Auto-fix only the trivially safe. Everything else waits.
Repo pinning at the top. Then a flat list of subsystems with their READMEs and a coverage percentage. Then global sections (ADRs, architecture, runbooks, postmortems, concepts, synthesis, queries, sources).
- [[subsystems/auth/README]] — identity and access (coverage 64%, last review 2026-03-15)
- [[subsystems/billing/README]] — payments and invoicing (coverage 41%, last review 2026-02-20)
The global index does not list every module page. Subsystem READMEs do that. This is essential at scale: a flat list of 800 modules in index.md is unusable.
Auto-generated by the lint pass. One section per subsystem. For each, a count of files in scope, files with module pages, and percentage broken down by criticality.
Append-only, parseable headers. Same format as the codebase variant. Sync entries declare which subsystems had changes:
## [2026-04-10] sync | a1b2c3d -> e4f5g6h
- changed files: 247
- subsystems affected: auth (43), billing (12), platform (88)
- pages flagged for reverify: load-bearing 6, important 14, normal 21
Same as the codebase variant. Additionally:
- Subsystem READMEs lead with the mission in one sentence and the on-call info in the second paragraph. Anyone in an incident at 3am should be able to find what they need within 10 seconds of opening the README.

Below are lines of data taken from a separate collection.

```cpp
template <typename T>
int conv_launch(const ConvPlan &p, const pww_conv_desc_t *d, const void *x, const void *w, const void *bias, const void *residual, void *y, void *ws,
                hipStream_t stream) {
    ConvCold cold{bias, residual, p.nsplit, p.nslab | ((d->stride | (d->upsample << 4)) << 24)};
    const T *xt = static_cast<const T *>(x), *wt = static_cast<const T *>(w);
    const int N = d->Cout, HWo = p.Ho * p.Wo;
    const dim3 grid(p.ntiles * p.nsplit), block(CV_THREADS);
    if (p.nsplit == 1) {
        if (p.bn == 128) launch_timed(conv3x3_kernel<T, 128, false>, grid, block, 0, stream, xt, wt, y, p.M, N, d->Cin, d->Hin, d->Win, p.Wo, HWo, cold);
        else launch_timed(conv3x3_kernel<T, 64, false>, grid, block, 0, stream, xt, wt, y, p.M, N, d->Cin, d->Hin, d->Win, p.Wo, HWo, cold);
        return check_hip(hipGetLastError(), "conv3x3 launch");
    }
    if (p.bn == 128) launch_timed(conv3x3_kernel<T, 128, true>, grid, block, 0, stream, xt, wt, ws, p.M, N, d->Cin, d->Hin, d->Win, p.Wo, HWo, cold);
    else launch_timed(conv3x3_kernel<T, 64, true>, grid, block, 0, stream, xt, wt, ws, p.M, N, d->Cin, d->Hin, d->Win, p.Wo, HWo, cold);
    const long MN = (long)p.M * N, n4 = MN / 4;
    launch_timed(conv3x3_fold_kernel<T>, dim3((unsigned)((n4 + 255) / 256)), dim3(256), 0, stream, static_cast<const float *>(ws), static_cast<T *>(y), n4,
                 N, MN, cold);
    return check_hip(hipGetLastError(), "conv3x3 fold launch");
}

bool al16(const void *a) { return (reinterpret_cast<uintptr_t>(a) & 15) == 0; }

}

size_t conv3x3_workspace_bytes(const pww_conv_desc_t *d) {
    ConvPlan p;
    if (!plan_conv(d, &p)) return 0;
    return p.nsplit > 1 ? (size_t)p.nsplit * p.M * d->Cout * sizeof(float) : 0;
}

int conv3x3_fwd(const void *x, const void *w, const void *bias, const void *residual, void *y, const pww_conv_desc_t *d, void *workspace,
                size_t workspace_bytes, hipStream_t stream) {
    ConvPlan p;
    if (!plan_conv(d, &p)) return PWW_ENOTSUP;
    if (!x || !w || !y) { set_error("conv3x3: x, w and y are required"); return PWW_EINVAL; }
    if (!al16(x) || !al16(w) || !al16(y) || (reinterpret_cast<uintptr_t>(bias) & 7) || (reinterpret_cast<uintptr_t>(residual) & 7)) {
        set_error("conv3x3: x, w, y must be 16-byte aligned, bias and residual 8-byte aligned");
        return PWW_EINVAL;
    }
    if (p.nsplit > 1 && (!workspace || !al16(workspace) || workspace_bytes < (size_t)p.nsplit * p.M * d->Cout * sizeof(float))) {
        set_error("conv3x3: split %d needs a 16-byte aligned workspace of %zu bytes (got %zu)", p.nsplit, (size_t)p.nsplit * p.M * d->Cout * sizeof(float),
                  workspace_bytes);
        return PWW_EINVAL;
    }
    if (!arch_ok()) return PWW_ENOTSUP;
    if (d->dtype == PWW_DTYPE_F16) return conv_launch<f16>(p, d, x, w, bias, residual, y, workspace, stream);
    return conv_launch<bf16>(p, d, x, w, bias, residual, y, workspace, stream);
}

}
```

Baseline: 4.938.

## Deepen conv3x3 global prefetch to two register stages and merge split variants

Restructures the implicit-GEMM conv3x3 main loop so global loads run two K-slabs ahead in register buffers, while LDS stays double-buffered. This hides more global memory latency. It also merges the split and non-split kernel templates into one with a runtime branch, adds an occupancy hint of 2 blocks per CU to launch_bounds, replaces per-slab weight index math with an incrementing pointer, and retunes two split and tile table entries. In exchange, the doubled register staging raises register pressure, and the runtime split check replaces a compile-time specialization.

```diff
diff --git a/paint-with-words-sd_amd/csrc/pww_conv.hip b/paint-with-words-sd_amd/csrc/pww_conv.hip
--- a/paint-with-words-sd_amd/csrc/pww_conv.hip
+++ b/paint-with-words-sd_amd/csrc/pww_conv.hip
@@ -5,6 +5,7 @@
 namespace {
 
 constexpr int CV_BM = 128, CV_THREADS = 256;
+constexpr int CV_PF = 2;
 
 __device__ __forceinline__ f32x4 mfma16(f16x8 a, f16x8 b, f32x4 c) { return __builtin_amdgcn_mfma_f32_16x16x32_f16(a, b, c, 0, 0, 0); }
 __device__ __forceinline__ f32x4 mfma16(bf16x8 a, bf16x8 b, f32x4 c) { return __builtin_amdgcn_mfma_f32_16x16x32_bf16(a, b, c, 0, 0, 0); }
@@ -38,11 +39,11 @@
     *reinterpret_cast<V4 *>(y + off) = o;
 }
 
-template <typename T, int BN, bool SPLIT>
-__global__ void __launch_bounds__(CV_THREADS) conv3x3_kernel(const T *__restrict__ x, const T *__restrict__ w, void *__restrict__ out, int M, int N,
+template <typename T, int BN>
+__global__ void __launch_bounds__(CV_THREADS, 2) conv3x3_kernel(const T *__restrict__ x, const T *__restrict__ w, void *__restrict__ out, int M, int N,
                                                             int Cin, int Hin, int Win, int Wo, int HWo, const ConvCold cold) {
     typedef typename Vec<T>::v8 V8;
-    constexpr int BM = CV_BM, XL = BM * 8 / CV_THREADS, WL = BN * 8 / CV_THREADS, RM = 4, RN = BN / 32;
+    constexpr int BM = CV_BM, PF = CV_PF, XL = BM * 8 / CV_THREADS, WL = BN * 8 / CV_THREADS, RM = 4, RN = BN / 32;
     constexpr int XBYTES = BM * 128, STAGE = (BM + BN) * 128;
     __shared__ __attribute__((aligned(16))) char lds[2 * STAGE];
 
@@ -53,10 +54,10 @@
     const int tid = threadIdx.x, lane = tid & 63, wave = tid >> 6, wm = wave >> 1, wn = wave & 1;
     const int ntm = (M + BM - 1) / BM;
     const int bid = xcd_remap(blockIdx.x, gridDim.x);
-    const int tile = SPLIT ? bid / cold.nsplit : bid, ks = SPLIT ? bid % cold.nsplit : 0;
+    const bool split = cold.nsplit > 1;
+    const int tile = bid / cold.nsplit, ks = bid - tile * cold.nsplit;
     const int tm = tile % ntm, tn = tile / ntm;
-    const int s_begin = SPLIT ? (int)((long)ks * nslab / cold.nsplit) : 0;
-    const int s_end = SPLIT ? (int)((long)(ks + 1) * nslab / cold.nsplit) : nslab;
+    const int s_begin = (int)((long)ks * nslab / cold.nsplit), s_end = (int)((long)(ks + 1) * nslab / cold.nsplit);
     const int K9 = 9 * Cin;
 
     const int c = tid & 7;
@@ -73,33 +74,36 @@
     const T *wrow = w + (long)(tn * BN + (tid >> 3)) * K9 + c * 8;
     const int swz = ((c ^ ((tid >> 3) & 7)) << 4);
 
-    u32x4 xr[XL], wr[WL];
-    unsigned xok = 0;
+    u32x4 xr[PF][XL], wr[PF][WL];
+    unsigned xok[PF];
     int tap = s_begin / (Cin >> 6), ci0 = (s_begin - tap * (Cin >> 6)) << 6;
-    auto load = [&](int s) {
+    const T *wnext = wrow + s_begin * 64;
+    auto load = [&](int p) {
         const int ky = tap / 3, kx = tap - ky * 3;
+        xok[p] = 0;
 #pragma unroll
         for (int i = 0; i < XL; ++i) {
             const int iyv = y0[i] + ky, ixv = x0[i] + kx;
             const bool ok = (unsigned)iyv < (unsigned)Hv && (unsigned)ixv < (unsigned)Wv;
             const int iy = ok ? iyv >> up : 0, ix = ok ? ixv >> up : 0;
-            xr[i] = *reinterpret_cast<const u32x4 *>(x + (unsigned)((pix[i] + iy * Win + ix) * Cin + ci0 + c * 8));
-            xok = (xok & ~(1u << i)) | ((unsigned)ok << i);
-        }
-#pragma unroll
-        for (int j = 0; j < WL; ++j) wr[j] = *reinterpret_cast<const u32x4 *>(wrow + (long)(32 * j) * K9 + s * 64);
+            xr[p][i] = *reinterpret_cast<const u32x4 *>(x + (unsigned)((pix[i] + iy * Win + ix) * Cin + ci0 + c * 8));
+            xok[p] |= (unsigned)ok << i;
+        }
+#pragma unroll
+        for (int j = 0; j < WL; ++j) wr[p][j] = *reinterpret_cast<const u32x4 *>(wnext + (long)(32 * j) * K9);
+        wnext += 64;
         ci0 += 64;
         if (ci0 == Cin) { ci0 = 0; ++tap; }
     };
-    auto store = [&](int buf) {
+    auto store = [&](int p, int buf) {
         char *base = lds + buf * STAGE;
 #pragma unroll
         for (int i = 0; i < XL; ++i) {
             const u32x4 z = {0u, 0u, 0u, 0u};
-            *reinterpret_cast<u32x4 *>(base + ((tid >> 3) + 32 * i) * 128 + swz) = (xok >> i) & 1u ? xr[i] : z;
-        }
-#pragma unroll
-        for (int j = 0; j < WL; ++j) *reinterpret_cast<u32x4 *>(base + XBYTES + ((tid >> 3) + 32 * j) * 128 + swz) = wr[j];
+            *reinterpret_cast<u32x4 *>(base + ((tid >> 3) + 32 * i) * 128 + swz) = (xok[p] >> i) & 1u ? xr[p][i] : z;
+        }
+#pragma unroll
+        for (int j = 0; j < WL; ++j) *reinterpret_cast<u32x4 *>(base + XBYTES + ((tid >> 3) + 32 * j) * 128 + swz) = wr[p][j];
     };
 
     f32x4 acc[RN][RM];
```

- For large modules, prefer "what does this NOT do" sections. At scale, scoping is more useful than feature lists.
- Cross-subsystem references in prose use the full path:
subsystems/auth/modules/session-store.md, not just[[session-store]]. Disambiguation matters when 800 pages exist.
Ask. Propose options. Wait. Once decided, update this file.
This file is co-owned. The schema for a large codebase wiki will evolve more than the smaller variants because the codebase itself evolves more. Expect to add new page types, new lint rules, and new workflows as you discover what your specific codebase needs. Update this file in the same session whenever a new convention is decided.